constexpr uint64_t DIRECT_MAX_ENTRIES = 1ull << 21;
static uint32_t direct_levels(uint32_t n_roots, uint32_t shallow, uint64_t& entries) {
    uint32_t d = 0;
    uint64_t below = 0, width = 1;
    entries = 0;
    while (d < shallow && (below + width) * n_roots <= DIRECT_MAX_ENTRIES) {
        below += width;
        width *= 16;
        ++d;
        entries = below * n_roots;
    }
    return d;
}

static uint32_t table_entries(uint32_t n, uint32_t n_roots, uint32_t direct, uint32_t shallow, uint32_t total_nodes) {
    uint64_t per_root = 0, g = 1;
    for (uint32_t d = 0; d < shallow && per_root < (1ull << 40); ++d, g *= 16)
        if (d >= direct) per_root += g;
    uint64_t groups = per_root * (n_roots ? n_roots : 1u);
    const uint64_t by_nodes = (uint64_t)n * (shallow - direct) < total_nodes ? (uint64_t)n * (shallow - direct) : total_nodes;
    if (groups > by_nodes) groups = by_nodes;
    uint32_t t = 1024;
    while (t < 4 * groups && t < (1u << 26)) t <<= 1;
    return t;
}

struct Layout {
    size_t nstat, dtab, table, rep, ent, digest, end;
    uint32_t stripe_cap;
};
static Layout layout(uint32_t total_nodes, uint32_t te, uint64_t direct_entries, uint64_t lanes) {
    const size_t tn = total_nodes;
    Layout l;
    const uint64_t wgs = (lanes + 255u) / 256u;
    l.stripe_cap = (uint32_t)((wgs + STRIPES - 1u) / STRIPES * 256u);
    size_t p = HEADER_BYTES;
    l.nstat = p;  p += rnd256(tn + 16);
    l.dtab = p;   p += rnd256((size_t)direct_entries * 4);
    l.table = p;  p += rnd256((size_t)te * 8);
    l.rep = p;    p += rnd256(tn * 4 + 64);
    l.ent = p;    p += rnd256((size_t)N_LIST * STRIPES * l.stripe_cap * 8u);
    l.digest = p; p += rnd256(tn * 32);
    l.end = p + 1024;
    return l;
}

size_t workspace_bytes(uint32_t total_nodes) {
    uint32_t t = 1024;
    while (t < 4ull * total_nodes && t < (1u << 26)) t <<= 1;
    const uint64_t lanes = (uint64_t)total_nodes + 256u * STRIPES;
    return layout(total_nodes, t, DIRECT_MAX_ENTRIES, lanes).end;
}

static void bind(Args& a, uint8_t* ws, const Layout& l, uint32_t te) {
    a.hdr = reinterpret_cast<uint32_t*>(ws);
    a.nstat = ws + l.nstat;
    a.dtab = reinterpret_cast<uint32_t*>(ws + l.dtab);
    a.table = reinterpret_cast<uint64_t*>(ws + l.table);
    a.tmask = te - 1u;
    a.rep = reinterpret_cast<uint32_t*>(ws + l.rep);
    a.ent = reinterpret_cast<uint2*>(ws + l.ent);
    a.stripe_cap = l.stripe_cap;
    a.digest = reinterpret_cast<uint32_t*>(ws + l.digest);
}

}

size_t verify_workspace_bytes(uint32_t total_nodes) { return v3::workspace_bytes(total_nodes); }

hipError_t launch_mpt_verify(const VerifyArgs& v_in, uint32_t total_nodes, uint8_t* ws, int32_t dedup_levels,
                                hipStream_t st, const FlatSide* side, const VerifyTune& tune) {
    using namespace v3;
    VerifyArgs v = v_in;
    v.total_nodes = total_nodes;
    if (v.n == 0) return hipSuccess;
    Args a;
    a.v = v;
    a.total_nodes = total_nodes;
    a.shallow = shallow_levels(v.n, v.n_roots, v.nodes_len, dedup_levels);
    while (a.shallow && (uint64_t)v.n * a.shallow > (uint64_t)total_nodes + 256u * STRIPES) --a.shallow;
    if (tune.last_shallow) *tune.last_shallow = total_nodes ? a.shallow : 0u;
    uint64_t direct_entries = 0;
    a.direct = direct_levels(v.n_roots, a.shallow, direct_entries);
    const uint32_t te = table_entries(v.n, v.n_roots, a.direct, a.shallow, total_nodes);
    const uint64_t lanes = (uint64_t)v.n * a.shallow;
    const Layout l = layout(total_nodes, te, direct_entries, lanes);
    bind(a, ws, l, te);
    hipError_t e = hipSuccess;
    const uint32_t pg = (v.n + 255u) / 256u;
    const uint32_t wpl = (v.n + 63u) / 64u;
    const uint64_t avg_len = total_nodes ? (total_nodes + v.n - 1u) / v.n : 0u;
    const uint32_t deep_levels = avg_len + 1u <= a.shallow ? 1u
                                 : (uint32_t)(avg_len + 1u - a.shallow < DEEP_LEVELS ? avg_len + 1u - a.shallow : DEEP_LEVELS);
    const uint32_t deep_wgs = (wpl * deep_levels + 3u) / 4u;
    if (tune.last_form) *tune.last_form = (a.shallow == 0u || total_nodes == 0u) ? 0u : 1u;
    if (a.shallow == 0u || total_nodes == 0u) {
        a.shallow = 0;
        const size_t zero_n16 = l.dtab / 16;
        hipLaunchKernelGGL(zero_kernel, dim3((uint32_t)((zero_n16 + 255) / 256)), dim3(256), 0, st, reinterpret_cast<uint4*>(ws),
                           zero_n16, v.fail_count, v.n_roots);
        const uint64_t halves = (uint64_t)v.n * deep_levels;
        if (total_nodes && total_nodes <= tune.coop_max && !tune.no_coop && halves <= 4ull * COOP_MAX_NODES)
            if (halves <= WAVE_MAX_NODES && !tune.no_wave) {
                if (halves <= 512u) hipLaunchKernelGGL(hash_wave_kernel, dim3((uint32_t)halves), dim3(64), 0, st, a, deep_levels);
                else hipLaunchKernelGGL(hash_wave_kernel, dim3((uint32_t)((halves + 3u) / 4u)), dim3(256), 0, st, a, deep_levels);
            } else if (halves <= 1024u) {
                hipLaunchKernelGGL(hash_coop_kernel, dim3((uint32_t)((halves + 1u) / 2u)), dim3(64), 0, st, a, deep_levels);
            } else {
                hipLaunchKernelGGL(hash_coop_kernel, dim3((uint32_t)((halves + 7u) / 8u)), dim3(256), 0, st, a, deep_levels);
            }
        else if (total_nodes)
            hipLaunchKernelGGL(hash_deep_kernel<true>, dim3(deep_wgs), dim3(256), 0, st, a, wpl, deep_levels);
        hipLaunchKernelGGL(walk_kernel<true>, dim3(pg), dim3(256), 0, st, a);
        return hipGetLastError();
    }
    const uint32_t sg = (uint32_t)((lanes + 255u) / 256u);
    const bool two = side && side->stream && side->fork && side->join && !tune.serial;
    hipStream_t hs = two ? side->stream : st;
    const uint64_t listed = lanes < total_nodes ? lanes : total_nodes;
    const uint32_t list_wgs = (uint32_t)((listed + 255u) / 256u) + (N_QUEUE + 3u) / 4u;
    const uint32_t hash_lds = two ? tune.hash_lds : 0u;
    if (two) {
        if ((e = hipEventRecord(side->fork, st)) != hipSuccess) return e;
        if ((e = hipStreamWaitEvent(side->stream, side->fork, 0)) != hipSuccess) return e;
    }
    hipEvent_t* const kev = (!two && tune.serial) ? tune.kernel_ev : nullptr;
    auto mark = [&](int i) {
        if (kev && e == hipSuccess) e = hipEventRecord(kev[i], st);
    };
    if (tune.diag) {
        const bool three = two && side->stream2 && side->join2;
        hipStream_t h2 = three ? side->stream2 : st;
        if (two) {
            if ((e = hipEventRecord(side->fork, st)) != hipSuccess) return e;
            if ((e = hipStreamWaitEvent(side->stream, side->fork, 0)) != hipSuccess) return e;
            if (three && (e = hipStreamWaitEvent(side->stream2, side->fork, 0)) != hipSuccess) return e;
        }
        if (tune.diag & 1u) {
            const uint32_t lds = tune.diag == 3u ? hash_lds : 0u;
            hipLaunchKernelGGL(hash_deep_kernel<false>, dim3(deep_wgs), dim3(256), lds, hs, a, wpl, deep_levels);
            hipLaunchKernelGGL(hash_list_kernel, dim3(list_wgs), dim3(256), lds ? lds + 8192u : 0u, st, a);
        }
        if (tune.diag & 2u) {
            const uint32_t wgs = tune.diag_stream_wgs ? tune.diag_stream_wgs : 2048u;
            size_t mask = ~(size_t)0;
            if (tune.diag_stream_mb) {
                size_t r16 = (size_t)tune.diag_stream_mb << 16;
                while (r16 > v.nodes_len / 16u) r16 >>= 1;
                mask = r16 ? r16 - 1u : 0u;
            }
            hipLaunchKernelGGL(stream_read_kernel, dim3(wgs), dim3(256), 0, h2, reinterpret_cast<const uint4*>(v.nodes),
                               (size_t)(v.nodes_len / 16u), tune.diag_sink, mask);
        }
        if (two) {
            if ((e = hipEventRecord(side->join, side->stream)) != hipSuccess) return e;
            if ((e = hipStreamWaitEvent(st, side->join, 0)) != hipSuccess) return e;
            if (three) {
                if ((e = hipEventRecord(side->join2, side->stream2)) != hipSuccess) return e;
                if ((e = hipStreamWaitEvent(st, side->join2, 0)) != hipSuccess) return e;
            }
        }
        return hipGetLastError();
    }
    mark(0);
    hipLaunchKernelGGL(propose_kernel, dim3(sg), dim3(256), 0, st, a);
    mark(1);
    hipLaunchKernelGGL(hash_deep_kernel<false>, dim3(deep_wgs), dim3(256), hash_lds, hs, a, wpl, deep_levels);
    mark(2);
    if (two && (e = hipEventRecord(side->join, side->stream)) != hipSuccess) return e;
    hipLaunchKernelGGL(dedup_kernel, dim3(sg), dim3(256), 0, st, a);
    mark(3);
    hipLaunchKernelGGL(hash_list_kernel, dim3(list_wgs), dim3(256), hash_lds ? hash_lds + 8192u : 0u, st, a);
    mark(4);
    if (two && (e = hipStreamWaitEvent(st, side->join, 0)) != hipSuccess) return e;
    hipLaunchKernelGGL(walk_kernel<false>, dim3(pg), dim3(256), 0, st, a);
    mark(5);
    if (e != hipSuccess) return e;
    return hipGetLastError();
}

..........

● ACTION ITEM
Restate the entries above word for word, beginning with their first line and ending with the line holding "below += width;"; omit everything else.

● RESULT
constexpr uint64_t DIRECT_MAX_ENTRIES = 1ull << 21;
static uint32_t direct_levels(uint32_t n_roots, uint32_t shallow, uint64_t& entries) {
    uint32_t d = 0;
    uint64_t below = 0, width = 1;
    entries = 0;
    while (d < shallow && (below + width) * n_roots <= DIRECT_MAX_ENTRIES) {
        below += width;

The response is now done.